Я знала – даже если бы ты держал это письмо в руках, ты бы, скорее всего, пробежал глазами пару строчек и отложил, решив, что я просто снова драматизирую.

Но это письмо не для того, чтобы ты понял. Оно для того, чтобы я перестала задавать себе одни и те же вопросы, на которые никогда не будет ответа. Чтобы я перестала ночью прокручивать в голове наши разговоры, пытаясь найти ту точку, в которой всё пошло не так.

Когда чернила начали заканчиваться, я поняла, что время близится к рассвету. За окном уже серело, и мир собирался просыпаться. А я сидела, окружённая смятыми листами, на которых были только отдельные фразы – слишком больные, чтобы вписать их в основное письмо. Я не знала, перепишу ли этот черновик когда-нибудь в чистовик. Но я знала точно – это письмо уже исполнило свою задачу. Оно стало моим криком в пустоту, моим последним разговором с тобой, который ты никогда не услышишь.

Я сложила лист и убрала в ящик стола. Не потому, что хотела спрятать, а потому что этот разговор должен был остаться между мной и ночью. Там, где нет ответов, но есть тишина, в которой, наконец, можно дышать.

Глава 2. Между строками

Я всегда думала, что самое трудное в расставании – это сама минута, когда ты понимаешь: всё, мы закончили. Но нет. Оказалось, что труднее всего – это каждое утро после. Когда открываешь глаза, и мир уже не тот. Он выглядит так же: те же стены, та же чашка на столе, тот же шум машин за окном. Но всё другое, потому что в этом мире тебя больше нет.

Я села за стол и снова достала письмо. Не потому, что хотела его дописать или перечитать – просто оно лежало там, как немой свидетель моего вчерашнего отчаяния. Бумага слегка деформировалась от капель, которые оставили слёзы, чернила расплылись, превратив слова в пятна. Я провела пальцем по одной из размазанных строчек и подумала, что в этом есть какая-то честность: так и наши отношения – всё, что было чётким и ясным, расплылось и стало непонятным.

Я начала писать вторую страницу. Не продолжение, а скорее дополнение – как будто между теми словами остались пробелы, в которых прятались самые важные чувства. На этот раз я писала медленнее. Каждое слово взвешивала, проверяла, будто хотела убедиться, что оно действительно то, что я хочу сказать, а не просто всплеск эмоций.

Я написала, что ты, наверное, никогда не поймёшь, сколько тишины мы пережили. Не той тишины, что мягко обволакивает и согревает, а другой – холодной, режущей, как лёд. Когда молчание становится оружием, которым можно ранить сильнее, чем любыми словами. Я вспомнила вечера, когда мы сидели в одной комнате и будто находились в разных вселенных. Телевизор работал фоном, но мы оба знали – это просто способ заглушить пустоту между нами.
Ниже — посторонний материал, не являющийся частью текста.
template <int KV, int CLB>
__device__ __forceinline__ void cl_gather(const BlkK &K, ClState &cs, int lane, double (&v)[KV])
{
    const unsigned seq = cs.seq;
    const unsigned long long *buf = K.mbox + ((cs.cl * 2 + (int64_t)(seq & 1u)) * (int64_t)K.nsl) * 256;
    double tot[KV];
#pragma unroll
    for (int k = 0; k < KV; ++k) tot[k] = 0.0;
    const unsigned long long t0 = __builtin_amdgcn_s_memrealtime();
    for (int s0 = 0; s0 < K.nsl; s0 += CLB) {
        cl_u32x4 w[CLB][KV];
        for (;;) {
#pragma unroll
            for (int i = 0; i < CLB; ++i) {
                const unsigned long long *p = buf + ((int64_t)(s0 + i < K.nsl ? s0 + i : cs.slice) * 64 + lane) * 4;
#pragma unroll
                for (int k = 0; k < KV; ++k) w[i][k] = cl_load16(p + 2 * k);
            }
            asm volatile("s_waitcnt vmcnt(0)" ::: "memory");
// ... 166 lines not shown
        for (;;) {
            const int S = __builtin_amdgcn_readfirstlane(ctl);
            if (S < 0) break;
            const int nb_ = ((b + 1) & 1) * L.tile_pitch;
            const int cbq = (b & 1) * NB * B * 8;
            double eu[NL], ew[NL];
#pragma unroll
            for (int n = 0; n < NL; ++n) { eu[n] = 0.0; ew[n] = 0.0; }
#pragma unroll
            for (int n = 0; n < NL; ++n) {
                const float w = lds_ld<float2>(lds, o_wq + cbq + (n * B + S) * 8).x;
#pragma unroll 1
                for (int p = 0; p < PW; ++p) {
                    double t0 = u[n][0], t1 = u[n][1];
#pragma unroll
                    for (int pp = 1; pp < PW; ++pp) { t0 = (p == pp) ? u[n][2 * pp] : t0; t1 = (p == pp) ? u[n][2 * pp + 1] : t1; }
                    for (int j = 0; j < S; ++j) {
                        const int rb = nb_ + j * RB;
                        const float2 x2 = lds_ld<float2>(lds, rb + o_x + 8 * p * KQ), q2 = lds_ld<float2>(lds, rb + o_q + 8 * p * KQ);
                        const float2 wq = lds_ld<float2>(lds, o_wq + cbq + (n * B + j) * 8);
                        if constexpr (SYM) {
                            t0 += (double)__fmaf_rn(wq.y, q2.x, __fmul_rn(wq.x, x2.x));
                            t1 += (double)__fmaf_rn(wq.y, q2.y, __fmul_rn(wq.x, x2.y));
                        } else {
                            t0 += (double)__fsub_rn(__fmul_rn(wq.x, x2.x), __fmul_rn(wq.y, q2.x));
                            t1 += (double)__fsub_rn(__fmul_rn(wq.x, x2.y), __fmul_rn(wq.y, q2.y));
                        }
                    }
                    const int rb = nb_ + S * RB;
                    const float2 x2 = lds_ld<float2>(lds, rb + o_x + 8 * p * KQ);
                    float2 q2;
                    if constexpr (SYM) {
                        const int i0 = 2 * (pbase + p * KQ + kq);
                        const float *xr = K.Xq + ((int64_t)b * B + S) * K.ldx + (CL ? (int64_t)cs.slice * MP : (int64_t)0);
                        const int mrow = CL ? cs.m_sl : K.m;
                        q2.x = i0 < mrow ? xr[i0] : 0.f;
                        q2.y = i0 + 1 < mrow ? xr[i0 + 1] : 0.f;
                    } else {
                        q2 = lds_ld<float2>(lds, rb + o_q + 8 * p * KQ);
                    }
                    eu[n] = fma((double)q2.x, t0, eu[n]);
                    eu[n] = fma((double)q2.y, t1, eu[n]);
                    ew[n] = fma((double)q2.x, t0 + (double)__fmul_rn(w, x2.x), ew[n]);
                    ew[n] = fma((double)q2.y, t1 + (double)__fmul_rn(w, x2.y), ew[n]);
                }
            }
            const double vu = fold_klanes_n<G, NL>(eu), vw = fold_klanes_n<G, NL>(ew);
            if (writer) lds_st<double2>(lds, o_x2, make_double2(vu, vw));
            slot_barrier();
            slot_barrier();
            ctl = lds_ld<int>(lds, L.off_ctl + 4 * (b & 1));
        }
    };
    for (int b = 0; b < nslots; ++b) {
        STAMP(st0);
        STAMP_DO(if (b) acc_t += st0 - st5;)
        if (blk_sweep_flush<G, NL, CL>() && b >= 1 && wave == b % NSW && lane < NB * B && (!CL || cs.slice == 0)) {
            const int nn = lane / B, sidx = lane % B;
            const int64_t t = (int64_t)(b - 1) * B + sidx, jn = jbase + nn;
            if (t < N && jn < K.C) {
                const int2 v = lds_ld<int2>(lds, L.off_out + (nn * kOutSteps + (int)(t % kOutSteps)) * 8);
                if (K.qidx) K.qidx[jn * N + t] = (int8_t)v.x;
                if (K.Qt) K.Qt[jn * N + t] = __int_as_float(v.y);
            }
        }
        if (b + 1 < nslots) load_weights(b + 1);
        load_headers(b + 2, hbuf); hbuf = hbuf == 2 ? 0 : hbuf + 1;
        const int bn = b + 1 < nslots ? b + 1 : b;
        STAMP(st1);
        const int tbase = (b & 1) * L.tile_pitch;
        const int pbq = ((b - 1) & 1) * NB * B * 8;

        auto update_pair = [&](int p, const float2 &x2, const float2 &q2, const float (&wv)[NL], const float (&qv)[NL]) {
            const pk2 xv = {x2.x, x2.y}, qx = {q2.x, q2.y};
            pk2 pr[NL], rr[NL], dd[NL];
            double c0[NL], c1[NL];
#pragma unroll
            for (int n = 0; n < NL; ++n) pr[n] = pk2{wv[n], wv[n]} * xv;
            if constexpr (SYM) {
#pragma unroll
                for (int n = 0; n < NL; ++n) dd[n] = __builtin_elementwise_fma(pk2{qv[n], qv[n]}, qx, pr[n]);
            } else {
#pragma unroll
                for (int n = 0; n < NL; ++n) rr[n] = pk2{qv[n], qv[n]} * qx;
#pragma unroll
                for (int n = 0; n < NL; ++n) dd[n] = pr[n] - rr[n];
            }
#pragma unroll
            for (int n = 0; n < NL; ++n) { c0[n] = (double)dd[n].x; c1[n] = (double)dd[n].y; }
#pragma unroll
            for (int n = 0; n < NL; ++n) { u[n][2 * p] += c0[n]; u[n][2 * p + 1] += c1[n]; }
        };
        if constexpr (kFused) {
            const int rbm = tbase + ng * RB + o_d;
            constexpr int PF = NSW == 7 ? 2 : 1, NPS = PW * B;
            float2 fwq[B][NL], xbuf[PF], qbuf[PF];
            double2 dcur;
            auto row_off = [&](int i, bool q) { return tbase + (i % B) * RB + (q ? o_q : o_x) + 8 * (i / B) * KQ; };
            auto first_requests = [&]() {
#pragma unroll
                for (int s = 0; s < B; ++s)
#pragma unroll
                    for (int n = 0; n < NL; ++n) fwq[s][n] = lds_ld<float2>(lds, o_wq + pbq + (n * B + s) * 8);
#pragma unroll
                for (int i = 0; i < PF; ++i)
                    if (i < NPS) { xbuf[i] = lds_ld<float2>(lds, row_off(i, false)); qbuf[i] = lds_ld<float2>(lds, row_off(i, true)); }
                dcur = lds_ld<double2>(lds, rbm);
            };
            first_requests();
            double2 dprev = make_double2(0.0, 0.0);
            double acc[NL];
#pragma unroll
            for (int n = 0; n < NL; ++n) acc[n] = 0.0;
            auto mfma_pair = [&](int pp, int i, const double2 &dd) {
                const int n = i % NL, e = i / NL;
                acc[n] = __builtin_amdgcn_mfma_f64_4x4x4f64(u[n][2 * pp + e], e ? dd.y : dd.x, acc[n], 0, 0, 0);
            };
#pragma unroll
            for (int p = 0; p < PW; ++p) {
                {
                    const int pr = 2 - (3 * p) / PW;
                    if (p == 0 || pr != 2 - (3 * (p - 1)) / PW) {
                        const int v = pr;
                        if (v >= 2) __builtin_amdgcn_s_setprio(2);
                        else if (v == 1) __builtin_amdgcn_s_setprio(1);
                        else __builtin_amdgcn_s_setprio(0);
                    }
                }
                if (p > 0) dcur = lds_ld<double2>(lds, rbm + DB * p * KQ);
#pragma unroll
                for (int st = 0; st < B; ++st) {
                    const int ips = p * B + st;
                    const float2 x2 = xbuf[ips % PF], q2 = qbuf[ips % PF];
                    const int pn = (ips + 1) / B, sn = (ips + 1) % B;
                    (void)pn; (void)sn;
                    if (ips + PF < NPS) {
                        xbuf[ips % PF] = lds_ld<float2>(lds, row_off(ips + PF, false));
                        qbuf[ips % PF] = lds_ld<float2>(lds, row_off(ips + PF, true));
                    }
                    if (p < PTS) {
#pragma unroll
                        for (int i = 0; i < PPP; ++i) {
                            const int k = (PTS * st + p) * PPP + i;
                            if (PTS * B * PPP <= PER_MIN || k < PER_MIN) issue_piece(bn, k);
                        }
                    }
                    __builtin_amdgcn_sched_barrier(0);
                    float wv[NL], qv[NL];
#pragma unroll
                    for (int n = 0; n < NL; ++n) { wv[n] = fwq[st][n].x; qv[n] = fwq[st][n].y; }
                    update_pair(p, x2, q2, wv, qv);
                    if (p > 0) {
#pragma unroll
                        for (int i = 0; i < 2 * NL; ++i)
                            if (i * B / (2 * NL) == st) mfma_pair(p - 1, i, dprev);
                    }
                    __builtin_amdgcn_sched_barrier(0);
                }
                dprev = dcur;
            }
            for (int k = PTS * B * PPP < PER_MIN ? PTS * B * PPP : PER_MIN; wave + NSW * k < NPIECES; ++k) issue_piece(bn, k);
            STAMP(st2);
#pragma unroll
            for (int i = 0; i < 2 * NL; ++i) mfma_pair(PW - 1, i, dprev);
#pragma unroll
            for (int n = 0; n < NL; ++n) { acc[n] = ror_add<8>(acc[n]); acc[n] = ror_add<4>(acc[n]); }
            if (b + 1 < nslots && (lane & 12) == 0) {
                const int od = L.off_d + ((((((b + 1) & 1) * NW + wave) * B) + (lane & 3)) * NB + NL * (lane >> 4)) * 8;
                if constexpr (NL == 4) {
                    lds_st<double2>(lds, od, make_double2(acc[0], acc[1]));
                    lds_st<double2>(lds, od + 16, make_double2(acc[2], acc[3]));
                } else if constexpr (NL == 2) {
                    lds_st<double2>(lds, od, make_double2(acc[0], acc[NL - 1]));
                } else {
                    lds_st<double>(lds, od, acc[0]);
                }
            }
        } else {
        if constexpr (kPreloadAll) {
            if constexpr (!kHoist) { preload_wq(b); preload_rows(b); __builtin_amdgcn_sched_barrier(0); }
#pragma unroll
            for (int s = 0; s < B; ++s) {
                if (s == 0) __builtin_amdgcn_s_setprio(2);
                if (s == B / 2) __builtin_amdgcn_s_setprio(1);
                float wv[NL], qv[NL];
#pragma unroll
                for (int n = 0; n < NL; ++n) { wv[n] = wqa[s][n].x; qv[n] = wqa[s][n].y; }
#pragma unroll
                for (int p = 0; p < PW; ++p) {
                    if (p < PTS) {
#pragma unroll
// ... 78 lines not shown
                for (int p = 0; p < PW; ++p) {
                    if constexpr (kPreD) dsl[r][p] = ds[r][p];
                    else dsl[r][p] = ld_d(tbase + r * RB + o_d + DB * p * KQ);
                }
            if constexpr (!kPreD) __builtin_amdgcn_sched_barrier(0);
#pragma unroll
            for (int r = 0; r < B; ++r) {
                if (r == B / 2) __builtin_amdgcn_s_setprio(0);
                double acc[NL];
#pragma unroll
                for (int n = 0; n < NL; ++n) acc[n] = 0.0;
#pragma unroll
                for (int p = 0; p < PW; ++p) {
                    const double2 d2 = to_d2(dsl[r][p]);
#pragma unroll
                    for (int n = 0; n < NL; ++n) {
                        acc[n] = fma(d2.x, u[n][2 * p], acc[n]);
                        acc[n] = fma(d2.y, u[n][2 * p + 1], acc[n]);
                    }
                }
                const double v = fold_klanes_n<G, NL>(acc);
                if (writer) lds_st<double>(lds, o_dw + ((((b + 1) & 1) * NW) * B + r) * NB * 8, v);
            }
        } else
        if (b + 1 < nslots) {
            DRaw d2n = ld_d(tbase + o_d);
#pragma clang loop unroll_count(B == 4 ? 2 : 1)
            for (int r = 0; r < B; ++r) {
                if (r == B / 2) __builtin_amdgcn_s_setprio(0);
                double acc[NL];
#pragma unroll
                for (int n = 0; n < NL; ++n) acc[n] = 0.0;
                const int rb = tbase + r * RB;
                const int rn = r + 1 < B ? r + 1 : r;
#pragma unroll
                for (int p = 0; p < PW; ++p) {
                    const double2 d2 = to_d2(d2n);
                    const int rbn = p + 1 < PW ? rb : tbase + rn * RB, pn = p + 1 < PW ? p + 1 : 0;
                    d2n = ld_d(rbn + o_d + DB * pn * KQ);
                    __builtin_amdgcn_sched_barrier(0);
#pragma unroll
                    for (int n = 0; n < NL; ++n) {
                        acc[n] = fma(d2.x, u[n][2 * p], acc[n]);
                        acc[n] = fma(d2.y, u[n][2 * p + 1], acc[n]);
                    }
                    __builtin_amdgcn_sched_barrier(0);
                }
                const double v = fold_klanes_n<G, NL>(acc);
                if (writer) lds_st<double>(lds, o_dw + ((((b + 1) & 1) * NW) * B + r) * NB * 8, v);
            }
        }
        }
        STAMP(st3);
        dma_wait();
        STAMP(st4);
        slot_barrier();
        STAMP(st5);
        STAMP_DO(acc_dma += st1 - st0; acc_u += st2 - st1; acc_d += st3 - st2; acc_w += st4 - st3; acc_b += st5 - st4;)

        {
        int ctl = lds_ld<int>(lds, L.off_ctl + 4 * (b & 1));
        if constexpr (kHoist) {
            if (b + 1 < nslots) { preload_wq(b + 1); preload_rows(b + 1); }
        }
        if (__builtin_amdgcn_readfirstlane(ctl) >= 0) {
            slow_path(b, ctl);
            if constexpr (kHoist) {
                if (b + 1 < nslots) { preload_wq(b + 1); preload_rows(b + 1); }
            }
        }
        }
    }

    STAMP_DO(
    if (K.stamps && blockIdx.x == 0 && lane == 0 && (wave == 0 || wave == 7)) {
        unsigned long long *o = K.stamps + (wave == 0 ? 0 : 8);
        o[0] = acc_dma; o[1] = acc_u; o[2] = acc_d; o[3] = acc_w; o[4] = acc_b; o[5] = (unsigned long long)nslots; o[6] = acc_t;
    }
    if (K.stamps && blockIdx.x == 0 && lane == 0) K.stamps[32 + wave] = acc_dma + acc_u + acc_d + acc_w;

    )
    if (K.resid) {
        double ss[NL];
#pragma unroll
        for (int n = 0; n < NL; ++n) {
            double q = 0.0;
#pragma unroll
            for (int e = 0; e < 2 * PW; ++e) q = fma(u[n][e], u[n][e], q);
            ss[n] = q;
        }
        const double v = fold_klanes_n<G, NL>(ss);
        if (writer) lds_st<double>(lds, o_dw, v);
    }
    slot_barrier();
    if (K.u_out) {
#pragma unroll
        for (int n = 0; n < NL; ++n) {
            const int64_t jn = jbase + nloc + n;
            if (jn < K.C) {
#pragma unroll
                for (int p = 0; p < PW; ++p)
#pragma unroll
                    for (int e = 0; e < 2; ++e) {
                        const int i = 2 * (pbase + p * KQ + kq) + e;
                        if constexpr (CL) {
                            if (i < cs.m_sl) K.u_out[jn * K.u_ld + (int64_t)cs.slice * MP + i] = u[n][2 * p + e];
                        } else {
                            if (i < K.m) K.u_out[jn * (int64_t)K.m + i] = u[n][2 * p + e];
                        }
                    }
            }
        }
    }
}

Ты всегда уходил от разговоров. Каждый раз, когда я пыталась начать, ты либо отшучивался, либо говорил, что устал. И я, как глупая, верила, что завтра ты сам всё скажешь. Но завтра никогда не приходило.

Я написала тебе, что, наверное, самой большой ошибкой было ждать, что ты изменишься. Что я всё время думала: ну ещё немного, ещё чуть-чуть, и он увидит, поймёт, оценит. Но люди не меняются от того, что их кто-то любит. Если они и меняются, то только тогда, когда сами решат, что пора. А ты никогда так и не решил.

Я вспомнила, как однажды сказала тебе, что боюсь тебя потерять. Ты усмехнулся и ответил: «Куда я денусь?» И тогда я почувствовала облегчение. А теперь понимаю, что в тот момент ты уже уходил – просто медленно, шаг за шагом, пока я уговаривала себя, что всё хорошо.

На второй странице письма было больше горечи, чем боли. Боль всё ещё была острой, но горечь – она обволакивала, проникала в каждое слово. Я писала, что ты, возможно, никогда не осознаешь, что потерял. И, может быть, тебе повезло, потому что осознание этого пришло бы слишком поздно, и оно бы тебя сломало.

Я писала о том, как тяжело перестраивать свой мир, когда из него исчез человек, который был его центром. Вроде бы я и до тебя существовала, у меня были свои привычки, свои мечты, своя жизнь. Но после тебя всё это стало другим, словно я смотрю на свои же воспоминания через мутное стекло.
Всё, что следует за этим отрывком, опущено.